* [Available records]:
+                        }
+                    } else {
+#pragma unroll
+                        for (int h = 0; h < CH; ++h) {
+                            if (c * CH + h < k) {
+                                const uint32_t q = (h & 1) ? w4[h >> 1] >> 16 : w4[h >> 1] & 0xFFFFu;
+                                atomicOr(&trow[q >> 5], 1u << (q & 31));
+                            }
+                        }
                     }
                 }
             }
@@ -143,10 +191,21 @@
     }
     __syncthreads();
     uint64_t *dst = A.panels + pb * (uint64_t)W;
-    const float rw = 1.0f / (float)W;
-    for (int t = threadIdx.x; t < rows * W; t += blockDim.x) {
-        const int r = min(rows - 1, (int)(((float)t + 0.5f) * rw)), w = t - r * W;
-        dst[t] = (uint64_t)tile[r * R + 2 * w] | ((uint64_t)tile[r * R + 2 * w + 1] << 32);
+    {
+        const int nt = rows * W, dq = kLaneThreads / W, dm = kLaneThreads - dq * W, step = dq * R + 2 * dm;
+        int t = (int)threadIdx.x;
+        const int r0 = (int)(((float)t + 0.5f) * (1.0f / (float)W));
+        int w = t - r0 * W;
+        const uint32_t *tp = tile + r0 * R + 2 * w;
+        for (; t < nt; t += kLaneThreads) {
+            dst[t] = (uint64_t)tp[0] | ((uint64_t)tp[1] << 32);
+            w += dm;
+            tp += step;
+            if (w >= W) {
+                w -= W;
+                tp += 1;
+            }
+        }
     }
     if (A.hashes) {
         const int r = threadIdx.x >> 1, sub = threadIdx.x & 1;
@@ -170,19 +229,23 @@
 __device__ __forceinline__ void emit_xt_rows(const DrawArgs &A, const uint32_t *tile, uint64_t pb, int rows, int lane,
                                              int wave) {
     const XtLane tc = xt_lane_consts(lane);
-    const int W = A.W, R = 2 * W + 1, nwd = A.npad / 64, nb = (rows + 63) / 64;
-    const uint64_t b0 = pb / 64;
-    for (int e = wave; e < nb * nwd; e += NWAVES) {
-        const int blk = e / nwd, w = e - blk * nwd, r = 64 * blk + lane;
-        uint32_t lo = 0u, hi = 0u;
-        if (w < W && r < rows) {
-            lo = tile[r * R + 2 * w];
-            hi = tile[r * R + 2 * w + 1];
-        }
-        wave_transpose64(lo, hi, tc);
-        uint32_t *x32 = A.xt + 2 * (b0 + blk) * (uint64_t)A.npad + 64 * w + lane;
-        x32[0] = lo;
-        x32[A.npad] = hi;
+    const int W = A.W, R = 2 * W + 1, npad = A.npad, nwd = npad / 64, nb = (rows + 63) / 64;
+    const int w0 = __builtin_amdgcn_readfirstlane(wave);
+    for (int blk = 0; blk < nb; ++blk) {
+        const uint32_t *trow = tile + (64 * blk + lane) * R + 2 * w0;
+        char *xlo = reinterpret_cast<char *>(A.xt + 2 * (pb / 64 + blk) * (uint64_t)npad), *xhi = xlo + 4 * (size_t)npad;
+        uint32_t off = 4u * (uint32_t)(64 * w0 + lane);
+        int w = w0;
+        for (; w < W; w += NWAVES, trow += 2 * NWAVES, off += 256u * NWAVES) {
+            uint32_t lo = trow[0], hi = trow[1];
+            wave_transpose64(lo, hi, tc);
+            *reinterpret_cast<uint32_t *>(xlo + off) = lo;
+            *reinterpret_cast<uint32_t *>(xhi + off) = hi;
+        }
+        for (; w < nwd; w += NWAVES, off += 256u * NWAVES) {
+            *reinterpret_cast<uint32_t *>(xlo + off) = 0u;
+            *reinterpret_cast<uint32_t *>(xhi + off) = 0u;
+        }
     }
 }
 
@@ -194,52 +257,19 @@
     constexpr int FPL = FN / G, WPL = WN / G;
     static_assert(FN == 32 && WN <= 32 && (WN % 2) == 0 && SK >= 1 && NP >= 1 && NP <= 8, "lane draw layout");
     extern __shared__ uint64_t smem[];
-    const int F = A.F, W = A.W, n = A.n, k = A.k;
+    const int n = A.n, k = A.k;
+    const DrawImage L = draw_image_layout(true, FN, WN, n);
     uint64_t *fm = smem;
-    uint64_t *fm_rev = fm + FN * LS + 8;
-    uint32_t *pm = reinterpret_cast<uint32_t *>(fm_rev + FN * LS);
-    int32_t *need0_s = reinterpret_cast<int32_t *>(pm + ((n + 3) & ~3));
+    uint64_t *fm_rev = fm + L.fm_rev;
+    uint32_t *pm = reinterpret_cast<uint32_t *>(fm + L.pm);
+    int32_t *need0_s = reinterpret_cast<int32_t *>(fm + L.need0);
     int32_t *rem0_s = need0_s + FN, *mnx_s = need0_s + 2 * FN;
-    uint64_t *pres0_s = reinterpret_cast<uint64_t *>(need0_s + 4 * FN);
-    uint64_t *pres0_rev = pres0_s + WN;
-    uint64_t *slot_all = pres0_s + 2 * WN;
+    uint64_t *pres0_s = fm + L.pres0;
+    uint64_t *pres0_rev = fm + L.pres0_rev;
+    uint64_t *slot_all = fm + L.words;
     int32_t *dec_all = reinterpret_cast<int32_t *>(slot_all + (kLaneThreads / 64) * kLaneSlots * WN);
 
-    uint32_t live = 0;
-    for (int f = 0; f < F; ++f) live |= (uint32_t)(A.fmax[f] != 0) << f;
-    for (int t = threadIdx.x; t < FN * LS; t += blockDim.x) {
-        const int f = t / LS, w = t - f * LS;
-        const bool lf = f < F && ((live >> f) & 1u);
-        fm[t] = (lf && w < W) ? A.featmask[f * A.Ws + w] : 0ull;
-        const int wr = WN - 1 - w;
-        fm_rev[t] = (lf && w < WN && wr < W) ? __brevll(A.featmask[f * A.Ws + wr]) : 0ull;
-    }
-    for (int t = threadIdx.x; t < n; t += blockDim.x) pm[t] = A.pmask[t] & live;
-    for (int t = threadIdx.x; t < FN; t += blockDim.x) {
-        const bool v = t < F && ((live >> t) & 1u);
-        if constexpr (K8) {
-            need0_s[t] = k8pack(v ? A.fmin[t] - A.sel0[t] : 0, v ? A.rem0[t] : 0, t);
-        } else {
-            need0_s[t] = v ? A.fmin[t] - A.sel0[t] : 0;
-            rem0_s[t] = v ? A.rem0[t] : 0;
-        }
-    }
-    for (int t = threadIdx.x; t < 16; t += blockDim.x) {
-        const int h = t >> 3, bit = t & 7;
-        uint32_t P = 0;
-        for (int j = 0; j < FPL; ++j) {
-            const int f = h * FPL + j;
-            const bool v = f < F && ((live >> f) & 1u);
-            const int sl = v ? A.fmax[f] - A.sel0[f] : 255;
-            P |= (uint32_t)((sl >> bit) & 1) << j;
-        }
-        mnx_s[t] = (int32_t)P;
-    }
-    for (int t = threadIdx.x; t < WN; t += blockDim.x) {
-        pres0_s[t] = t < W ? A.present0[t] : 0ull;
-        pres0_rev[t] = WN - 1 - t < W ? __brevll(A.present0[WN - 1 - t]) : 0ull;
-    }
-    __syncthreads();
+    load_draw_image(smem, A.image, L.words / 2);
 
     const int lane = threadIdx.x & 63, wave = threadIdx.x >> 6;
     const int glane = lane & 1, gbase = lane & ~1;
* * *
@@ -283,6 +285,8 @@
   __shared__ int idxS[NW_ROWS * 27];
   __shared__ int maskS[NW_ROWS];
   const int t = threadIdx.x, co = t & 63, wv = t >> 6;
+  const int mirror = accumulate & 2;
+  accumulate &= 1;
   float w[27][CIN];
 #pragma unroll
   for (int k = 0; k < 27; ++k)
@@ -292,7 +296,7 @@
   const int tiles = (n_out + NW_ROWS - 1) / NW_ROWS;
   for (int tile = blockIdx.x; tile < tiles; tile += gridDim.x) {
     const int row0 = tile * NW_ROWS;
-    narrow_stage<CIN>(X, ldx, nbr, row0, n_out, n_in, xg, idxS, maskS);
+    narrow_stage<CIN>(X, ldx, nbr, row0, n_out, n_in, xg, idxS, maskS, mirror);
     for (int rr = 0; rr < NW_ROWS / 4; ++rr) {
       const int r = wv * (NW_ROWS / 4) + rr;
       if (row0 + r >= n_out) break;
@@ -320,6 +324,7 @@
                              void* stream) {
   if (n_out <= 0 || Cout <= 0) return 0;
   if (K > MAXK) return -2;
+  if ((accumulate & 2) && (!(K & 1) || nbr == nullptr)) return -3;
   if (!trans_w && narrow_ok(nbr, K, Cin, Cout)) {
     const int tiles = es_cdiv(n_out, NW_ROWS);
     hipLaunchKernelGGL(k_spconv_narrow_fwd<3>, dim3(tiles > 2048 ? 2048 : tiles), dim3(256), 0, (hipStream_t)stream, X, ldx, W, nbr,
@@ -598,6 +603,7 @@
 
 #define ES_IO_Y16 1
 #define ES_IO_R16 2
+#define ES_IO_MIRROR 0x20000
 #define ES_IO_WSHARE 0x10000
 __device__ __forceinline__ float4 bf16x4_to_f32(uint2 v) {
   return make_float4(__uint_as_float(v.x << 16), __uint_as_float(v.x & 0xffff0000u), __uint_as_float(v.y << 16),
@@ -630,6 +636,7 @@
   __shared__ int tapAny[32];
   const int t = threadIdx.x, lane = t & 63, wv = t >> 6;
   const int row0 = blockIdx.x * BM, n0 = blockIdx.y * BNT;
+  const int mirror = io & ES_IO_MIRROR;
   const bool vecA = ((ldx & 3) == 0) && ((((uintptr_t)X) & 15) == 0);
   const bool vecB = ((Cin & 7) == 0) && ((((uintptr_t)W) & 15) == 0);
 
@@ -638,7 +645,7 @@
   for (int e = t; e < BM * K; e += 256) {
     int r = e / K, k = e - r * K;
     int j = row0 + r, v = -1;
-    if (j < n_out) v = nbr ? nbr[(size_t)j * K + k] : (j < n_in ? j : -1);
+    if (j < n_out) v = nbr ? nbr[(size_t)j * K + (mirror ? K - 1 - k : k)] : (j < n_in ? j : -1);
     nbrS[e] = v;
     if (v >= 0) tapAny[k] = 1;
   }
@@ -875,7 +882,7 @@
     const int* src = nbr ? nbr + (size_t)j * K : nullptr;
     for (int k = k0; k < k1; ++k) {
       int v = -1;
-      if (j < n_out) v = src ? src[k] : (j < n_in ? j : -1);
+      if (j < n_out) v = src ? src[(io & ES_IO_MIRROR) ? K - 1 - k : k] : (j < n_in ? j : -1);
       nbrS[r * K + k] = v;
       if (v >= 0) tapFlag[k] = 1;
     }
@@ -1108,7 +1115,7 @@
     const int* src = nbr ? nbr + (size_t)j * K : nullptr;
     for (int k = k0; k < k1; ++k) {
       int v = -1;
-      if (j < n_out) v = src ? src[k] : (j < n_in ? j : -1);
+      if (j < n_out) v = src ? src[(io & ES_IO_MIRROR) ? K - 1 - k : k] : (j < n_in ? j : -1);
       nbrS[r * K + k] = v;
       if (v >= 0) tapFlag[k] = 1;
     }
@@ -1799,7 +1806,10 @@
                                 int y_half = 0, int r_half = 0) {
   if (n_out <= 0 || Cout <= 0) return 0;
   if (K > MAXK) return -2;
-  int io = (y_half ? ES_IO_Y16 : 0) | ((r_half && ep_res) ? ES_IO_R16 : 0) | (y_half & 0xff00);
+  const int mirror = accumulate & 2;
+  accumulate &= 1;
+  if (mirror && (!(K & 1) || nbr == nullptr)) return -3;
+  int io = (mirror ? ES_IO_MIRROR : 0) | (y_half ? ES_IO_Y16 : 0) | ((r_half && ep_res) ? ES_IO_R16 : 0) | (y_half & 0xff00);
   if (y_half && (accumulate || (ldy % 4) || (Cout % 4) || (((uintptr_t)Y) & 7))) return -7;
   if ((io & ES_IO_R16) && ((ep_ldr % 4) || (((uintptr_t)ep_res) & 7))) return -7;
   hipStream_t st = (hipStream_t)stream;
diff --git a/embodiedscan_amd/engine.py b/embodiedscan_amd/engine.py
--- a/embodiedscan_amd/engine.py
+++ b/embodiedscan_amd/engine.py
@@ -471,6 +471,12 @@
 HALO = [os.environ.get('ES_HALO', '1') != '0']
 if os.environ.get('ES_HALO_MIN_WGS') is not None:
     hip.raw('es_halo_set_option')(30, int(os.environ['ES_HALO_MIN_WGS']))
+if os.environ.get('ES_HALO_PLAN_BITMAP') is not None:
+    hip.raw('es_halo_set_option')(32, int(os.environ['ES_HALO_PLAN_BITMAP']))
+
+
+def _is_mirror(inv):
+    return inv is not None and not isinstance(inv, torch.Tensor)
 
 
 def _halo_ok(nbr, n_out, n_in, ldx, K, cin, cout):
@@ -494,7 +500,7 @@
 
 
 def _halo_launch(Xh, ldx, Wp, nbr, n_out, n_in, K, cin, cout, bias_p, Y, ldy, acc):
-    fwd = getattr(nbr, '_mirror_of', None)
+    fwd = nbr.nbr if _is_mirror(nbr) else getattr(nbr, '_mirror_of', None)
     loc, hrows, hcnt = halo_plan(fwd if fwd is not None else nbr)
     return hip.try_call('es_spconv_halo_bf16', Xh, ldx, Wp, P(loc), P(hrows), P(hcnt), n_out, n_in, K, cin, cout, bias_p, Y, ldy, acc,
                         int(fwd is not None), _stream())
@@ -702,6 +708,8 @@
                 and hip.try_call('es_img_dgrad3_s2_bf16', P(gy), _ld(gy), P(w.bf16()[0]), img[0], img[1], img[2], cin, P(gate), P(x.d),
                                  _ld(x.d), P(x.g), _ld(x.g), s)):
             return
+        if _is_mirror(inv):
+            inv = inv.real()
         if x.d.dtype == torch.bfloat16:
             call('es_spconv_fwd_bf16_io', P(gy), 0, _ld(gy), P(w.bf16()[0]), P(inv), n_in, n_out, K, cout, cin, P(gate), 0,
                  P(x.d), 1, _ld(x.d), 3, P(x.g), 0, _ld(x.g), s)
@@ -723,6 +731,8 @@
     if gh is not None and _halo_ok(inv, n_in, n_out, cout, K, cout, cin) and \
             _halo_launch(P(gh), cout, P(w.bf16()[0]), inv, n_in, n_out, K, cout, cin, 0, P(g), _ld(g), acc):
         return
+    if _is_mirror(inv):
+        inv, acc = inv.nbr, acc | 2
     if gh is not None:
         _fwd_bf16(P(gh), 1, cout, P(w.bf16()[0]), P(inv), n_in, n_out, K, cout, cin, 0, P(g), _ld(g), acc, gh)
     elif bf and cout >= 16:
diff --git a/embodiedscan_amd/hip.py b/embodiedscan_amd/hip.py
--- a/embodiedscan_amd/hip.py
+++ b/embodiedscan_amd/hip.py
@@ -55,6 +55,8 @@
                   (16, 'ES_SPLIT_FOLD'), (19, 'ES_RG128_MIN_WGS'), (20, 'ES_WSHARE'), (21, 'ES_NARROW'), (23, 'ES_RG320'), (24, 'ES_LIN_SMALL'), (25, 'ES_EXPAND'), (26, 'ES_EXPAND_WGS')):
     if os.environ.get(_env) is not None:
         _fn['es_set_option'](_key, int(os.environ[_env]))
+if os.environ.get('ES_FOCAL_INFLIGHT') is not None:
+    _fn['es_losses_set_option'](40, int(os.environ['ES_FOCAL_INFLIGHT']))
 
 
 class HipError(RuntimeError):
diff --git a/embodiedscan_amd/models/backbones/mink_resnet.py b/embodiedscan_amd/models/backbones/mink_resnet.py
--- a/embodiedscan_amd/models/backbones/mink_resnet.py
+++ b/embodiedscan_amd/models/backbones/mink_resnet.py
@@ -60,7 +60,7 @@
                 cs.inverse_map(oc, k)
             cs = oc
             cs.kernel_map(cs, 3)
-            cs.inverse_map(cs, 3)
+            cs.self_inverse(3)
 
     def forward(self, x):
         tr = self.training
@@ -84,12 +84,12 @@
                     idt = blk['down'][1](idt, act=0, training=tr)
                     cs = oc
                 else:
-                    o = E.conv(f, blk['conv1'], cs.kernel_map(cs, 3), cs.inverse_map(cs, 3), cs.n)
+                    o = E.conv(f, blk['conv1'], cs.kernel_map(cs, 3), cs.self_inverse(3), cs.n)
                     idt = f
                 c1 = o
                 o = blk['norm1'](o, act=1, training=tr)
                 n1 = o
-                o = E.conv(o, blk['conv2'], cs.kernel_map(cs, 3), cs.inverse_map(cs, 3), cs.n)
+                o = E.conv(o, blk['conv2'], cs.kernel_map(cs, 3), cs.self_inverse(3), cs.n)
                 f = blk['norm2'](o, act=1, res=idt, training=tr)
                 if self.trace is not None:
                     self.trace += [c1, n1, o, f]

* [Work instruction]: Look above for the line holding "w0 + lane);". Print it and every line after it, exactly, through the line holding "fm + L.pres0;".

* [Answer to this task]:
+        uint32_t off = 4u * (uint32_t)(64 * w0 + lane);
+        int w = w0;
+        for (; w < W; w += NWAVES, trow += 2 * NWAVES, off += 256u * NWAVES) {
+            uint32_t lo = trow[0], hi = trow[1];
+            wave_transpose64(lo, hi, tc);
+            *reinterpret_cast<uint32_t *>(xlo + off) = lo;
+            *reinterpret_cast<uint32_t *>(xhi + off) = hi;
+        }
+        for (; w < nwd; w += NWAVES, off += 256u * NWAVES) {
+            *reinterpret_cast<uint32_t *>(xlo + off) = 0u;
+            *reinterpret_cast<uint32_t *>(xhi + off) = 0u;
+        }
     }
 }
 
@@ -194,52 +257,19 @@
     constexpr int FPL = FN / G, WPL = WN / G;
     static_assert(FN == 32 && WN <= 32 && (WN % 2) == 0 && SK >= 1 && NP >= 1 && NP <= 8, "lane draw layout");
     extern __shared__ uint64_t smem[];
-    const int F = A.F, W = A.W, n = A.n, k = A.k;
+    const int n = A.n, k = A.k;
+    const DrawImage L = draw_image_layout(true, FN, WN, n);
     uint64_t *fm = smem;
-    uint64_t *fm_rev = fm + FN * LS + 8;
-    uint32_t *pm = reinterpret_cast<uint32_t *>(fm_rev + FN * LS);
-    int32_t *need0_s = reinterpret_cast<int32_t *>(pm + ((n + 3) & ~3));
+    uint64_t *fm_rev = fm + L.fm_rev;
+    uint32_t *pm = reinterpret_cast<uint32_t *>(fm + L.pm);
+    int32_t *need0_s = reinterpret_cast<int32_t *>(fm + L.need0);
     int32_t *rem0_s = need0_s + FN, *mnx_s = need0_s + 2 * FN;
-    uint64_t *pres0_s = reinterpret_cast<uint64_t *>(need0_s + 4 * FN);
-    uint64_t *pres0_rev = pres0_s + WN;
-    uint64_t *slot_all = pres0_s + 2 * WN;
+    uint64_t *pres0_s = fm + L.pres0;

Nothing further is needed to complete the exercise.